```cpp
int sipp_k_quotient(sipp_ctx* ctx, const air_spec_t* a, uint32_t log_n, const uint64_t* d_lde, const uint64_t* d_zlde,
                    size_t lde_stride, const uint64_t* d_aux, const uint64_t alpha[2], const uint64_t beta[2],
                    const uint64_t gamma[2], uint64_t* d_out) {
    const uint32_t log_m = log_n + 1;
    const size_t n = (size_t)1 << log_n, m = (size_t)1 << log_m;
    QuotArgs q{};
    q.lde = d_lde; q.zlde = d_zlde; q.aux = d_aux; q.lde_stride = lde_stride;
    q.prog = sipp_air_prog_device(ctx, a);
    if (!q.prog) return SIPP_E_HIP;
    q.prog_len = a->prog_len;
    q.W = a->n_main + 2 * a->n_checked; q.nm = a->n_main; q.nc = a->n_checked; q.cbase = a->checked_base;
    q.tbits = a->table_bits; q.log_n = log_n; q.log_m = log_m;
    q.alpha[0] = alpha[0]; q.alpha[1] = alpha[1]; q.gamma[0] = gamma[0]; q.gamma[1] = gamma[1];
    q.beta[0] = beta[0]; q.beta[1] = beta[1];
    const uint64_t g = gl::root_of_unity(log_n), wm = gl::root_of_unity(log_m);
    for (int k = 0; k < AIR_N_PERIODIC; k++) {
        const uint64_t mk = (uint64_t)AIR_PERIODIC[k][0], r0 = (uint64_t)AIR_PERIODIC[k][1];
        uint64_t* t = sipp_table_get(ctx, 200 + k, log_n, 0);
        if (!t) {
            const uint64_t K = n / mk;
            std::vector<uint64_t> v(2 * mk);
            const uint64_t gs = gl::inv(gl::pow(g, r0)), scale = gl::mul(K % gl::P, gl::inv(n % gl::P));
            for (uint64_t i = 0; i < 2 * mk; i++) {
                uint64_t x = gl::mul(gl::GEN, gl::pow(wm, i));
                uint64_t y = gl::mul(x, gs);
                uint64_t num = gl::sub(gl::pow(y, n), 1), den = gl::sub(gl::pow(y, K), 1);
                v[i] = gl::mul(gl::mul(num, gl::inv(den)), scale);
            }
            SIPP_TRY(sipp_table_put(ctx, 200 + k, log_n, 0, v, &t));
        }
        q.per_tab[k] = t;
        q.per_mask[k] = (uint32_t)(2 * mk - 1);
    }
    q.vper_tab = nullptr;
    q.vper_mask = 0;
    if (a->n_vflag + a->n_vconst > 0) {
        const uint32_t lr = (uint32_t)a->log_rows;
        const size_t R = (size_t)1 << lr, R2 = 2 * R;
        const int nv = a->n_vflag + a->n_vconst;
        uint64_t* t = sipp_table_get(ctx, 104, log_n, (uint64_t)a->kind);
        if (!t) {
            std::vector<uint64_t> tab((size_t)nv * R2), col(R2);
            const uint64_t shift = gl::pow(gl::GEN, (uint64_t)1 << (log_n - lr));
            std::map<std::vector<int64_t>, int> seen;
            std::vector<int64_t> vals(R);
            for (int k = 0; k < nv; k++) {
                for (size_t r = 0; r < R; r++) vals[r] = air_vper_value(a, k, (int)r);
                auto it = seen.find(vals);
                if (it != seen.end()) {
                    memcpy(&tab[(size_t)k * R2], &tab[(size_t)it->second * R2], R2 * 8);
                    continue;
                }
                seen.emplace(vals, k);
                for (size_t r = 0; r < R; r++) col[r] = gl::from_i64(vals[r]);
                sipp_host_ntt(col.data(), lr, true);
// ... 19 lines not shown
    q.ninv = gl::inv(n % gl::P);
    q.g_inv = gl::inv(g);
    q.w_m = wm;
    for (int i = 0; i < 16; i++) q.p_limbs[i] = AIR_BN_P_LIMBS[i];
    q.out = d_out;
    for (int ch = 0; ch < 2; ch++) {
        if (alpha[ch] == 0) return sipp_fail(ctx, SIPP_E_UNSUPPORTED, "quotient: a zero constraint challenge");
        const uint64_t gi = gl::inv(alpha[ch]);
        q.gamma_inv[ch] = gi;
        q.alpha16[ch] = gl::pow(alpha[ch], 16);
        uint64_t x = 1;
        for (int i = 0; i < 8; i++) {
            gl::limbs3(q.ginv3[ch][i], x);
            x = gl::mul(x, gi);
        }
    }
    int n_gadget_segs = 0;
    ArenaScope scope(ctx);
    {
        std::vector<uint32_t> off, cnt;
        std::vector<int> ncons;
        const int64_t* w = a->prog;
        const int64_t* end = a->prog + a->prog_len;
        while (w < end && w[0] == 1) {
            off.push_back((uint32_t)(w - a->prog));
            cnt.push_back(0);
            if (w[6] != 2) return sipp_fail(ctx, SIPP_E_UNSUPPORTED, "quotient: gadgets must pair their limbs (group 2)");
            ncons.push_back(32 / (int)w[6] + 1);
            w += 7;
            w += 2 + 5 * w[1];
            int64_t np = *w++;
            for (int64_t p = 0; p < np; p++) {
                w += 1;
                w += 2 + 5 * w[1];
                w += 2 + 5 * w[1];
            }
            int64_t nl = *w++;
            for (int64_t p = 0; p < nl; p++) {
                w += 1;
                w += 2 + 5 * w[1];
            }
            if (np > 64) {
                const uint32_t nsl = (uint32_t)std::min<int64_t>(SIPP_QUOTIENT_MAX_SLICES, (np + 39) / 40);
                cnt.back() = 0x80000000u | (nsl << 8);
                for (uint32_t k = 1; k < nsl; k++) {
                    off.push_back(off.back());
                    cnt.push_back(0x80000000u | (nsl << 8) | k);
                    ncons.push_back(0);
                }
            }
        }
        while (w < end) {
            off.push_back((uint32_t)(w - a->prog));
            uint32_t k = 0;
            while (w < end && k < 64) {
                int64_t nmono = w[1];
                w += 2;
                for (int64_t mo = 0; mo < nmono; mo++) w += 2 + 2 * w[1];
                k++;
            }
            cnt.push_back(k);
            ncons.push_back((int)k);
        }
        const int ns = (int)off.size();
        q.n_seg = ns;
        n_gadget_segs = 0;
        auto is_gadget = [](uint32_t c) { return c == 0 || (c >> 31) != 0; };
        while (n_gadget_segs < ns && is_gadget(cnt[n_gadget_segs])) n_gadget_segs++;
        for (int g = n_gadget_segs; g < ns; g++)
            if (is_gadget(cnt[g])) return sipp_fail(ctx, SIPP_E_UNSUPPORTED, "quotient: gadgets must precede the polynomial constraints");
        std::vector<uint64_t> host((size_t)ns * 2 + ns + 2 + 192, 0);
        int after = 0;
        for (int g = ns - 1; g >= 0; g--) {
            host[2 * g] = gl::pow(alpha[0], (uint64_t)after);
// ... 200 lines not shown
```

Measured before the change: 2494 pairings/s.

## Use lazy reduction and run-batched integer sums in quotient gadget evaluation

Restructures the quotient kernel's limb-vector evaluation so that consecutive terms sharing a periodic flag are accumulated as 32-bit-split integer sums with one 96-bit reduction per run. It also switches many Goldilocks mul/mad/add calls to non-canonicalizing variants and special-cases coefficients of ±1. The aim is to cut modular reductions in the hot quotient loop. Periodic columns move from twelve per-thread registers into a single packed table indexed on demand, which lowers register pressure but adds loads. A host-side program walker validates coefficient and carry bounds so the lazy sums cannot overflow, and is exposed through new API entry points.

```diff
diff --git a/include/sipp_hip.h b/include/sipp_hip.h
--- a/include/sipp_hip.h
+++ b/include/sipp_hip.h
@@ -94,6 +94,8 @@
 size_t sipp_proof_size(const sipp_ctx *ctx, int kind, size_t num_io);
 size_t sipp_workspace_bytes(int kind, size_t num_io);
 size_t sipp_workspace_bytes_cfg(int kind, size_t num_io, const sipp_stark_config *cfg);
+int sipp_quotient_bounds(const int64_t *prog, size_t prog_len, uint64_t *stats);
+int sipp_air_program(int index, const int64_t **prog, size_t *prog_len, int *kind, int *table_bits, int *hardened);
 int sipp_device_memory(int device, size_t *free_bytes, size_t *total_bytes);
 int sipp_stark_shape(const sipp_ctx *ctx, int kind, size_t num_io, uint32_t *log_rows, uint32_t *main_cols,
                      uint32_t *perm_cols, uint32_t *quotient_cols);
diff --git a/rust_shim/src/ffi.rs b/rust_shim/src/ffi.rs
--- a/rust_shim/src/ffi.rs
+++ b/rust_shim/src/ffi.rs
@@ -217,6 +217,9 @@
     pub fn sipp_proof_size(ctx: *const SippCtxOpaque, kind: c_int, num_io: usize) -> usize;
     pub fn sipp_workspace_bytes(kind: c_int, num_io: usize) -> usize;
     pub fn sipp_workspace_bytes_cfg(kind: c_int, num_io: usize, cfg: *const SippStarkConfig) -> usize;
+    pub fn sipp_quotient_bounds(prog: *const i64, prog_len: usize, stats: *mut u64) -> c_int;
+    pub fn sipp_air_program(index: c_int, prog: *mut *const i64, prog_len: *mut usize, kind: *mut c_int, table_bits: *mut c_int,
+                            hardened: *mut c_int) -> c_int;
     pub fn sipp_device_memory(device: c_int, free_bytes: *mut usize, total_bytes: *mut usize) -> c_int;
     pub fn sipp_stark_shape(ctx: *const SippCtxOpaque, kind: c_int, num_io: usize, log_rows: *mut u32, main_cols: *mut u32,
                             perm_cols: *mut u32, quotient_cols: *mut u32) -> c_int;
diff --git a/sipp_amd/_lib.py b/sipp_amd/_lib.py
--- a/sipp_amd/_lib.py
+++ b/sipp_amd/_lib.py
@@ -152,6 +152,8 @@
     "sipp_proof_size": (C.c_size_t, [vp, C.c_int, C.c_size_t]),
     "sipp_stark_shape": (C.c_int, [vp, C.c_int, C.c_size_t, u32p, u32p, u32p, u32p]),
     "sipp_workspace_bytes": (C.c_size_t, [C.c_int, C.c_size_t]),
+    "sipp_quotient_bounds": (C.c_int, [vp, C.c_size_t, u64p]),
+    "sipp_air_program": (C.c_int, [C.c_int, C.POINTER(vp), C.POINTER(C.c_size_t), C.POINTER(C.c_int), C.POINTER(C.c_int), C.POINTER(C.c_int)]),
     "sipp_device_memory": (C.c_int, [C.c_int, C.POINTER(C.c_size_t), C.POINTER(C.c_size_t)]),
     "sipp_workspace_bytes_cfg": (C.c_size_t, [C.c_int, C.c_size_t, C.POINTER(StarkConfig)]),
     "sipp_fri_const_arity": (None, [C.POINTER(FriParams), C.c_uint32, C.c_uint32, C.c_uint32]),
diff --git a/sipp_amd/csrc/prover.hip b/sipp_amd/csrc/prover.hip
--- a/sipp_amd/csrc/prover.hip
+++ b/sipp_amd/csrc/prover.hip
@@ -163,8 +163,7 @@
     const uint32_t* apoly3;
     int n_seg;
     uint64_t* part;
-    const uint64_t* per_tab[AIR_N_PERIODIC];
-    uint32_t per_mask[AIR_N_PERIODIC];
+    const uint64_t* per_all;
     const uint64_t* vper_tab;
     uint32_t vper_mask;
     uint64_t zh_inv[2];
@@ -183,49 +182,95 @@
     uint64_t* rest_part;
 };
 
+__device__ __forceinline__ uint64_t periodic_at(int k, uint32_t i, const uint64_t* __restrict__ per_all, const uint64_t* __restrict__ vper,
+                                                uint32_t vper_stride) {
+    if (k >= AIR_N_PERIODIC) return vper[(size_t)(k - AIR_N_PERIODIC) * vper_stride];
+    const uint64_t d = per_all[k];
+    return per_all[(size_t)(d >> 32) + (i & (uint32_t)d)];
+}
+
 struct QCtx {
     const uint64_t* lde;
     size_t lde_stride;
     uint64_t alpha0, alpha1;
     size_t j, jn, m;
-    uint64_t p0, p1, p2, p3, p4, p5, p6, p7, p8, p9, p10, p11;
+    const uint64_t* per_all;
+    uint32_t i;
     uint64_t acc0, acc1;
     const uint64_t* vper;
     uint32_t vper_stride;
-    __device__ __forceinline__ uint64_t periodic(int k) const {
-        static_assert(AIR_N_PERIODIC == 12, "periodic(): update the select chain");
-        if (k >= AIR_N_PERIODIC) return vper[(size_t)(k - AIR_N_PERIODIC) * vper_stride];
-        if (k < 4) return k == 0 ? p0 : k == 1 ? p1 : k == 2 ? p2 : p3;
-        if (k < 8) return k == 4 ? p4 : k == 5 ? p5 : k == 6 ? p6 : p7;
-        return k == 8 ? p8 : k == 9 ? p9 : k == 10 ? p10 : p11;
-    }
+    __device__ __forceinline__ uint64_t periodic(int k) const { return periodic_at(k, i, per_all, vper, vper_stride); }
     __device__ __forceinline__ uint64_t local(int c) const { return lde[(size_t)c * lde_stride + j]; }
     __device__ __forceinline__ uint64_t next(int c) const { return lde[(size_t)c * lde_stride + jn]; }
     __device__ __forceinline__ void emit(uint64_t v) {
-        acc0 = gl::mad(acc0, alpha0, v);
-        acc1 = gl::mad(acc1, alpha1, v);
+        acc0 = gl::mad_nc(acc0, alpha0, v);
+        acc1 = gl::mad_nc(acc1, alpha1, v);
     }
 };
+
+constexpr uint64_t QVEC_RUN_BOUND = (uint64_t)1 << 31;
 
 template <int N>
 __device__ __forceinline__ int qvec(const int64_t* w, const QCtx& c, uint64_t (&out)[N]) {
     const int nt = (int)w[1];
+    bool first = true;
 #pragma unroll
     for (int i = 0; i < N; i++) out[i] = 0;
-    for (int t = 0; t < nt; t++) {
-        const int64_t* tm = w + 2 + 5 * t;
-        const int cbase = (int)tm[1], stride = (int)tm[2], flag = (int)tm[3], neg = (int)tm[4];
-        uint64_t f = gl::from_i64(tm[0]);
+    for (int t0 = 0; t0 < nt;) {
+        const int64_t* tm = w + 2 + 5 * t0;
+        const int flag = (int)tm[3], neg = flag >= 0 ? (int)tm[4] : 0;
+        int t1 = t0 + 1;
+        while (t1 < nt && (int)w[2 + 5 * t1 + 3] == flag && (flag < 0 || (int)w[2 + 5 * t1 + 4] == neg)) t1++;
+        uint64_t pv = 0;
         if (flag >= 0) {
-            uint64_t pv = c.periodic(flag);
+            pv = c.periodic(flag);
             if (neg) pv = gl::sub(1, pv);
-            f = gl::mul(f, pv);
-        }
-        uint64_t v[N];
-#pragma unroll
-        for (int i = 0; i < N; i++) v[i] = c.local(cbase + i * stride);
-#pragma unroll
-        for (int i = 0; i < N; i++) out[i] = gl::mad(f, v[i], out[i]);
+        }
+        auto take = [=](uint64_t o, uint64_t r) -> uint64_t {
+            if (flag >= 0) return first ? gl::mul_nc(pv, r) : gl::mad_nc(pv, r, o);
+            return first ? r : gl::add_nc(o, gl::canon(r));
+        };
+        if (t1 == t0 + 1 && tm[0] == 1) {
+            const int cbase = (int)tm[1], stride = (int)tm[2];
+            uint64_t v[N];
+#pragma unroll
+            for (int i = 0; i < N; i++) v[i] = c.local(cbase + i * stride);
+#pragma unroll
+            for (int i = 0; i < N; i++) out[i] = take(out[i], v[i]);
+        } else {
+#pragma unroll
+            for (int i0 = 0; i0 < N; i0 += 8) {
+                uint64_t sl[8], sh[8];
+#pragma unroll
+                for (int i = 0; i < 8; i++) sl[i] = sh[i] = 0;
+                for (int t = t0; t < t1; t++) {
+                    const int64_t* u = w + 2 + 5 * t;
+                    const int64_t f = u[0];
+                    const uint32_t mag = (uint32_t)(f < 0 ? 0 - (uint64_t)f : (uint64_t)f);
+                    const int cbase = (int)u[1], stride = (int)u[2];
+                    uint64_t v[8];
+#pragma unroll
+                    for (int i = 0; i < 8; i++)
+                        if (i0 + i < N) v[i] = c.local(cbase + (i0 + i) * stride);
+#pragma unroll
+                    for (int i = 0; i < 8; i++)
+                        if (i0 + i < N) {
+                            const uint64_t x = f < 0 ? gl::P - v[i] : v[i];
+                            sl[i] += (uint64_t)(uint32_t)x * mag;
+                            sh[i] += (uint64_t)(uint32_t)(x >> 32) * mag;
+                        }
+                }
+#pragma unroll
+                for (int i = 0; i < 8; i++)
+                    if (i0 + i < N) {
+                        const uint64_t l = sl[i] + (sh[i] << 32);
+                        const uint32_t h = (uint32_t)(sh[i] >> 32) + (l < sl[i] ? 1u : 0u);
+                        out[i0 + i] = take(out[i0 + i], gl::reduce96_nc(h, l));
+                    }
+            }
+        }
+        first = false;
+        t0 = t1;
     }
     return 2 + 5 * nt;
 }
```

* * * * * * * * *

WORK REQUIRED
In the entries above, which lines hold the word "SippCtxOpaque"? Copy them out.

WRITTEN RESPONSE
     pub fn sipp_proof_size(ctx: *const SippCtxOpaque, kind: c_int, num_io: usize) -> usize;
     pub fn sipp_stark_shape(ctx: *const SippCtxOpaque, kind: c_int, num_io: usize, log_rows: *mut u32, main_cols: *mut u32,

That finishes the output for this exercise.